Research output: Contribution to journalArticle

31 Citations (Scopus)

Abstract

Background: Established risk factors for prostate cancer have not translated to effective prevention or adjuvant care strategies. Several epidemiologic studies suggest greater body adiposity may be a modifiable risk factor for high-grade (Gleason 7, Gleason 8-10) prostate cancer and prostate cancer mortality. However, BMI only approximates body adiposity, and may be confounded by centralized fat deposition or lean body mass in older men. Our objective was to use bioelectric impedance analysis (BIA) to measure body composition and determine the association between prostate cancer and total body fat mass (FM) fat-free mass (FFM), and percent body fat (%BF), and which body composition measure mediated the association between BMI or waist circumference (WC) with prostate cancer.Methods: The study used a multi-centered recruitment protocol targeting men scheduled for prostate biopsy. Men without prostate cancer at biopsy served as controls (n = 1057). Prostate cancer cases were classified as having Gleason 6 (n = 402), Gleason 7 (n = 272), or Gleason 8-10 (n = 135) cancer. BIA and body size measures were ascertained by trained staff prior to diagnosis, and clinical and comorbidity status were determined by chart review. Analyses utilized multivariable linear and logistic regression.Results: Body size and composition measures were not significantly associated with low-grade (Gleason 6) prostate cancer. In contrast, BMI, WC, FM, and FFM were associated with an increased risk of Gleason 7 and Gleason 8-10 prostate cancer.
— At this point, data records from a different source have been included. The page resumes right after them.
constexpr int RP_ROWLIVE = 2048, RP_SRC = RP_ROWLIVE + GS_TILE, RP_CNT = RP_SRC + 32, RP_ROW = RP_CNT + 32,
              RP_PY = RP_ROW + 32, RP_END = RP_PY + 32;
template <int PX, bool AUX, int SQ, int QS>
__device__ __forceinline__ void bwd_repack(float* __restrict__ st, const float* __restrict__ pyt, int lane, int& S,
                                           int& prow, float& py, float (&px)[PX], float (&T)[PX], float (&Rr)[PX],
                                           float (&gr)[PX], float (&gg)[PX], float (&gb)[PX], float (&gD)[PX],
                                           float (&gA)[PX]) {
  int* const rowlive = reinterpret_cast<int*>(st + RP_ROWLIVE);
  int* const lsrc = reinterpret_cast<int*>(st + RP_SRC);
  int* const lcnt = reinterpret_cast<int*>(st + RP_CNT);
  int* const lrow = reinterpret_cast<int*>(st + RP_ROW);
  float* const lpy = st + RP_PY;
  int c = 0;
#pragma unroll
  for (int p = 0; p < PX; ++p) c += T[p] > GS_T_STOP ? 1 : 0;
  if (__reduce_add_sync(0xffffffffu, c) > 16 * S) return;
  if (lane < GS_TILE) rowlive[lane] = 0;
  __syncwarp();
  if (c) atomicAdd(&rowlive[prow], c);
  __syncwarp();
  const int live = lane < GS_TILE ? rowlive[lane] : 0;
  int ns = S;
  while (ns > 1 && __reduce_add_sync(0xffffffffu, (live + ns / 2 - 1) / (ns / 2)) <= 32) ns /= 2;
  if (ns == S) return;

  int incl = c;
#pragma unroll
  for (int o = 1; o < 32; o <<= 1) {
    const int t = __shfl_up_sync(0xffffffffu, incl, o);
    if (lane >= o) incl += t;
  }
  int pos = incl - c;
#pragma unroll
  for (int p = 0; p < PX; ++p)
    if (T[p] > GS_T_STOP) {
      st[pos] = px[p];
      st[256 + pos] = T[p];
      st[512 + pos] = Rr[p];
      st[768 + pos] = gr[p];
      st[1024 + pos] = gg[p];
      st[1280 + pos] = gb[p];
      if constexpr (AUX) {
        st[1536 + pos] = gD[p];
        st[1792 + pos] = gA[p];
      }
      ++pos;
    }
  lsrc[lane] = 0;
  lcnt[lane] = 0;
  lrow[lane] = GS_TILE;
  lpy[lane] = 0.f;
  const int nl = (live + ns - 1) / ns;
  int sc = (nl << 16) | live;
#pragma unroll
  for (int o = 1; o < 32; o <<= 1) {
    const int t = __shfl_up_sync(0xffffffffu, sc, o);
    if (lane >= o) sc += t;
  }
  sc -= (nl << 16) | live;
// ... 1 lines not shown
  for (int q = 0; q < nl; ++q) {
    const int l = (sc >> 16) + q;
    lsrc[l] = (sc & 0xffff) + q * ns;
    lcnt[l] = min(ns, live - q * ns);
    lrow[l] = lane;
    lpy[l] = pyt[lane];
  }
  __syncwarp();
  const int src = lsrc[lane], n = lcnt[lane];
  prow = lrow[lane];
  py = lpy[lane];
#pragma unroll
  for (int p = 0; p < PX; ++p) {
    const bool v = p < n;
    px[p] = v ? st[src + p] : 0.f;
    T[p] = v ? st[256 + src + p] : 0.f;
    Rr[p] = v ? st[512 + src + p] : 0.f;
    gr[p] = v ? st[768 + src + p] : 0.f;
    gg[p] = v ? st[1024 + src + p] : 0.f;
    gb[p] = v ? st[1280 + src + p] : 0.f;
    if constexpr (AUX) {
      gD[p] = v ? st[1536 + src + p] : 0.f;
      gA[p] = v ? st[1792 + src + p] : 0.f;
    }
  }
  __syncwarp();
  st[bwd_lane_y<SQ, QS>(lane)] = py;
  S = ns;
}

template <int PX, bool WS, int UNR, int STAGES, int MINB, int RQ, bool GATHER, int CH, bool AUX = false,
          bool REPACK = false, bool ABS = false>
__global__ void __launch_bounds__(256 / PX + (WS ? 32 : 0), MINB)
    blend_bwd2_kernel(const float4* __restrict__ pA, const float2* __restrict__ pB, const float4* __restrict__ pC,
                      const GsRec* __restrict__ grec, const uint32_t* __restrict__ ids,
                      const uint32_t* __restrict__ goff, const int* __restrict__ tile_accum, int wp, int hp, int ntx, float fx, float fy,
                      const float* __restrict__ image, const float* __restrict__ grad_image,
                      float* __restrict__ grad_inst, int grad_is_final, GsCrop crop, uint32_t* __restrict__ row_epoch,
                      uint32_t epoch, int* __restrict__ tile_neff_b, const float* __restrict__ aux,
                      const float* __restrict__ grad_aux) {
  using Cfg = Bwd2Cfg<PX, STAGES, RQ>;
  constexpr int NT = Cfg::NT, TPR = Cfg::TPR, R = Cfg::R, SQ = Cfg::SQ, QS = Cfg::QS, IS = Cfg::IS, ROWS = Cfg::ROWS;
  static_assert(IS % 2 == 0 && QS % 2 == 0 && IS % 32 == 2 && QS % 32 == 32 / RQ, "partial buffer strides");
  static_assert(!(WS && GATHER), "the gather path issues its copies from all consumer threads");
  static_assert(GATHER || CH == WS_CH, "the packed ring is sized for CH instances per stage");
  static_assert(!AUX || GATHER, "the aux terms read |p_c| from the gathered records");
  static_assert(!REPACK || (NT == 32 && PX == 8), "the repack deals one warp's 256 pixels into slots of at most 8");
  static_assert(!REPACK || R * IS >= RP_END, "the partial buffer holds the repack's planes and tables");
  using SmemBase = typename std::conditional<AUX, Bwd2SmemAux<PX, STAGES, RQ, GATHER, CH>,
                                             Bwd2Smem<PX, STAGES, RQ, GATHER, CH>>::type;
  using Smem = typename std::conditional<ABS, Bwd2SmemAbs<SmemBase, R, NT>, SmemBase>::type;
  __shared__ __align__(16) Smem sm;
  const int tile = blockIdx.x;
  const int tid = threadIdx.x, warp = tid >> 5, lane = tid & 31;
  const int start = tile_accum[tile];
  const int cnt = tile_accum[tile + 1] - start;
  if (cnt == 0) return;
  const int nchunks = (cnt + CH - 1) / CH;
  const int tx = tile % ntx, ty = tile / ntx;
  const int shift = start & 1;
  if (tid < GS_TILE) sm.pyt[tid] = gs_pixel_coord(ty * GS_TILE + tid, hp, fy);
  if constexpr (GATHER) {
    if (tid == 0) {
      for (int s = 0; s < STAGES; ++s) gs_mbar_init(&sm.full[s], NT);
      gs_fence_barrier_init();
    }
    __syncthreads();
  } else {
    ws_init<Smem, STAGES>(sm, tid);
    if (WS) {
      if (tid >= NT) {
        if (tid == NT) ws_producer<Smem, STAGES>(sm, pA, pB, pC, start, cnt, nchunks);
        return;
      }
    } else if (tid == 0) {
      for (int k = 0; k < STAGES && k < nchunks; ++k)
        issue_chunk<Smem, CH>(sm, k, pA, pB, pC, start + k * CH, min(CH, cnt - k * CH), shift);
    }
  }
  GatherIds<NT, CH> gid;
  if constexpr (GATHER) {
    for (int k = 0; k < STAGES && k < nchunks; ++k) {
      gid.load(ids, start + k * CH, min(CH, cnt - k * CH), tid);
      gather_issue<Smem, NT, CH, 4>(sm, k, grec, goff, gid, min(CH, cnt - k * CH), tid);
    }
    if (STAGES < nchunks) gid.load(ids, start + STAGES * CH, min(CH, cnt - STAGES * CH), tid);
  }
  const int ix0 = tx * GS_TILE + (tid % TPR) * PX;
  const int iy = ty * GS_TILE + (tid / TPR);
  float px[PX];
#pragma unroll
  for (int p = 0; p < PX; ++p) px[p] = gs_pixel_coord(ix0 + p, wp, fx);
  float py = sm.pyt[tid / TPR];
  int S = PX, prow = tid / TPR;

  float T[PX], Rr[PX], gr[PX], gg[PX], gb[PX];
  {
    const size_t off = ((size_t)iy * wp + ix0) * 3;
    const float4* im = reinterpret_cast<const float4*>(image + off);
// ... 46 lines not shown
        const int x = ix0 + p - crop.left, y = iy - crop.top;
        float2 v = make_float2(0.f, 0.f);
        if (x >= 0 && x < crop.width && y >= 0 && y < crop.height)
          v = *reinterpret_cast<const float2*>(grad_aux + ((size_t)y * crop.width + x) * 2);
        gbuf[2 * p] = v.x;
        gbuf[2 * p + 1] = v.y;
      }
    }
#pragma unroll
    for (int p = 0; p < PX; ++p) {
      gD[p] = gbuf[2 * p];
      gA[p] = gbuf[2 * p + 1];
      Rr[p] = fmaf(gD[p], abuf[2 * p], fmaf(gA[p], abuf[2 * p + 1], Rr[p]));
    }
  }
  float2* const my_part = reinterpret_cast<float2*>(sm.part + (tid / SQ) * QS + (tid % SQ) * 6);
  float* my_part_t = nullptr;
  if constexpr (AUX) my_part_t = sm.part_t + (tid / SQ) * Smem::TQS + (tid % SQ);
  float *my_part_ax = nullptr, *my_part_ay = nullptr;
  if constexpr (ABS) {
    my_part_ax = sm.part_ax + tid;
    my_part_ay = sm.part_ay + tid;
  }
  const int ri = tid / RQ, rq = tid % RQ;
  const float2* const red_src = reinterpret_cast<const float2*>(sm.part + ri * IS + rq * QS);

  int consumed = cnt;
  bool finished = false;
  int k = 0;
  for (; k < nchunks && !finished; ++k) {
    const int stage = k % STAGES;
    gs_mbar_wait(&sm.full[stage], (uint32_t)((k / STAGES) & 1));
    const int n = min(CH, cnt - k * CH);
    StageView<GATHER> sv;
    if constexpr (GATHER) {
      sv.R = sm.rec[stage];
      sv.recw = 4;
    } else {
      sv.A = sm.A[stage];
      sv.C = sm.C[stage];
      sv.B = sm.B[stage] + shift;
    }

    for (int sub = 0; sub < n; sub += R) {
      const int nr = min(R, n - sub);
      auto phase1 = [&](auto np) -> int {
        constexpr int NP = decltype(np)::value, U = NP == PX ? UNR : 1;
        auto row = [&](int q) {
          float t = 0.f;
          if constexpr (AUX) t = sv.depth(sub + q);
          bwd_row<PX, AUX, NP, ABS>(sv.a(sub + q), sv.b(sub + q), sv.c(sub + q), px, py, T, Rr, gr, gg, gb,
                                    my_part + q * (IS / 2), t, &gD, &gA, AUX ? my_part_t + q * (NT + 1) : nullptr,
// ... 18 lines not shown
        if (U > 1 && !wdead)
          for (; j < nr; ++j) row(j);
        return j;
      };
      int j;
      if constexpr (REPACK) {
        switch (S) {
          case 8: j = phase1(std::integral_constant<int, 8>{}); break;
          case 4: j = phase1(std::integral_constant<int, 4>{}); break;
          case 2: j = phase1(std::integral_constant<int, 2>{}); break;
          default: j = phase1(std::integral_constant<int, 1>{}); break;
        }
      } else {
        j = phase1(std::integral_constant<int, PX>{});
      }
      bool dead = true;
#pragma unroll
      for (int p = 0; p < PX; ++p) dead = dead && !(T[p] > GS_T_STOP);
      int all_dead;
      int v0, v1;
      if (NT == 64) {
        if (lane == 0) sm.valid[warp] = j;
        all_dead = gs_bar_red_and(1, NT, dead);
        v0 = sm.valid[0];
        v1 = sm.valid[1];
      } else {
        __syncwarp();
        all_dead = __all_sync(0xffffffffu, dead);
        v0 = v1 = j;
      }
      {
        float S0 = 0.f, Sx = 0.f, Sxx = 0.f, Sy = 0.f, Sxy = 0.f, Syy = 0.f, C0 = 0.f, C1 = 0.f, C2 = 0.f;
        const bool act = ri < nr;
        float4 a = make_float4(0.f, 0.f, 0.f, 0.f);
        float2 b = make_float2(0.f, 0.f);
        if (act) {
          a = sv.a(sub + ri);
          b = sv.b(sub + ri);
        }
        const int vq = (NT == 64 && rq * SQ >= 32) ? v1 : v0;
        if (REPACK && act && ri < vq && S < PX) {
#pragma unroll
          for (int s = 0; s < SQ; ++s) {
            const float2 w0 = red_src[s * 3], w1 = red_src[s * 3 + 1], w2 = red_src[s * 3 + 2];
            float dyl = 0.f;
            if constexpr (REPACK) dyl = sm.part[bwd_lane_y<SQ, QS>(rq * SQ + s)] - a.y;
            S0 += w0.x;
            Sx += w0.y;
            Sxx += w1.x;
            C0 += w1.y;
            C1 += w2.x;
            C2 += w2.y;
            Sy = fmaf(dyl, w0.x, Sy);
            Sxy = fmaf(dyl, w0.y, Sxy);
            Syy = fmaf(dyl * dyl, w0.x, Syy);
          }
        } else if (act && ri < vq) {
#pragma unroll
          for (int r = 0; r < ROWS; ++r) {
            float2 u0 = red_src[(r * TPR) * 3], u1 = red_src[(r * TPR) * 3 + 1], u2 = red_src[(r * TPR) * 3 + 2];
#pragma unroll
// ... 47 lines not shown
          float4* out = reinterpret_cast<float4*>(grad_inst + (size_t)slot * GS_GREC);
          if (rq == 0)
            out[0] = make_float4(GS_LN2 * (2.f * a.z * Sx - a.w * Sy), GS_LN2 * (2.f * b.x * Sy - a.w * Sx),
                                 -GS_LN2 * Sxx, GS_LN2 * Sxy);
          else if (rq == 1)
            out[1] = make_float4(-GS_LN2 * Syy, GS_LN2 * S0, C0, C1);
          else if (rq == 2)
            out[2] = ABS ? make_float4(C2, Dt, GS_LN2 * Ax, GS_LN2 * Ay)
                         : make_float4(C2, Dt, 0.f, 0.f);
          else if (rq == 3 && row_epoch)
            row_epoch[slot] = epoch;
        }
      }
      if (NT == 64) gs_bar_sync(1, NT);
      else __syncwarp();
      if (all_dead) {
        consumed = min(cnt, k * CH + sub + nr);
        finished = true;
        break;
      }
      if constexpr (REPACK)
        if (S > 1) bwd_repack<PX, AUX, SQ, QS>(sm.part, sm.pyt, lane, S, prow, py, px, T, Rr, gr, gg, gb, gD, gA);
    }
    if constexpr (GATHER) {
      if (!finished && k + STAGES < nchunks) {
        const int kn = k + STAGES;
        gather_issue<Smem, NT, CH, 4>(sm, stage, grec, goff, gid, min(CH, cnt - kn * CH), tid);
        if (kn + 1 < nchunks) gid.load(ids, start + (kn + 1) * CH, min(CH, cnt - (kn + 1) * CH), tid);
      }
    } else if (tid == 0) {
      if (WS) {
        sm.consumed_chunks = k + 1;
        if (finished) sm.stop = 1;
        gs_mbar_arrive(&sm.empty[stage]);
      } else if (!finished && k + STAGES < nchunks) {
        const int kn = k + STAGES;
        issue_chunk<Smem, CH>(sm, stage, pA, pB, pC, start + kn * CH, min(CH, cnt - kn * CH), shift);
      }
    }
  }
  if (tid == 0) {
    if constexpr (!GATHER && WS) {
      gs_mbar_arrive(&sm.done);
    } else if (finished) {
      for (int kk = k; kk < nchunks && kk < k + STAGES - 1; ++kk)
        gs_mbar_wait(&sm.full[kk % STAGES], (uint32_t)((kk / STAGES) & 1));
    }
    if (tile_neff_b) tile_neff_b[tile] = consumed;
  }
  if (row_epoch || GATHER) return;
  for (int t = consumed + tid; t < cnt; t += NT) {
    const uint32_t slot = __float_as_uint(pC[start + t].w);
    float4* out = reinterpret_cast<float4*>(grad_inst + (size_t)slot * GS_GREC);
    const float4 z = make_float4(0.f, 0.f, 0.f, 0.f);
    out[0] = z;
    out[1] = z;
    out[2] = z;
  }
}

Furthermore, BMI and WC were no longer associated with Gleason 8-10 (OR BMI = 1.039 (1.000, 1.081), OR WC = 1.016 (0.999, 1.033), continuous scales) with control for total body FFM (OR BMI = 0.998 (0.946, 1.052), OR WC = 0.995 (0.974, 1.017)). Furthermore, increasing FFM remained significantly associated with Gleason 7 (OR FFM = 1.030 (1.008, 1.052)) and Gleason 8-10 (OR FFM = 1.044 (1.014, 1.074)) after controlling for FM.Conclusions: Our results suggest that associations between BMI and WC with high-grade prostate cancer are mediated through the measurement of total body FFM. It is unlikely that FFM causes prostate cancer, but instead provides a marker of testosterone or IGF1 activities involved with retaining lean mass as men age.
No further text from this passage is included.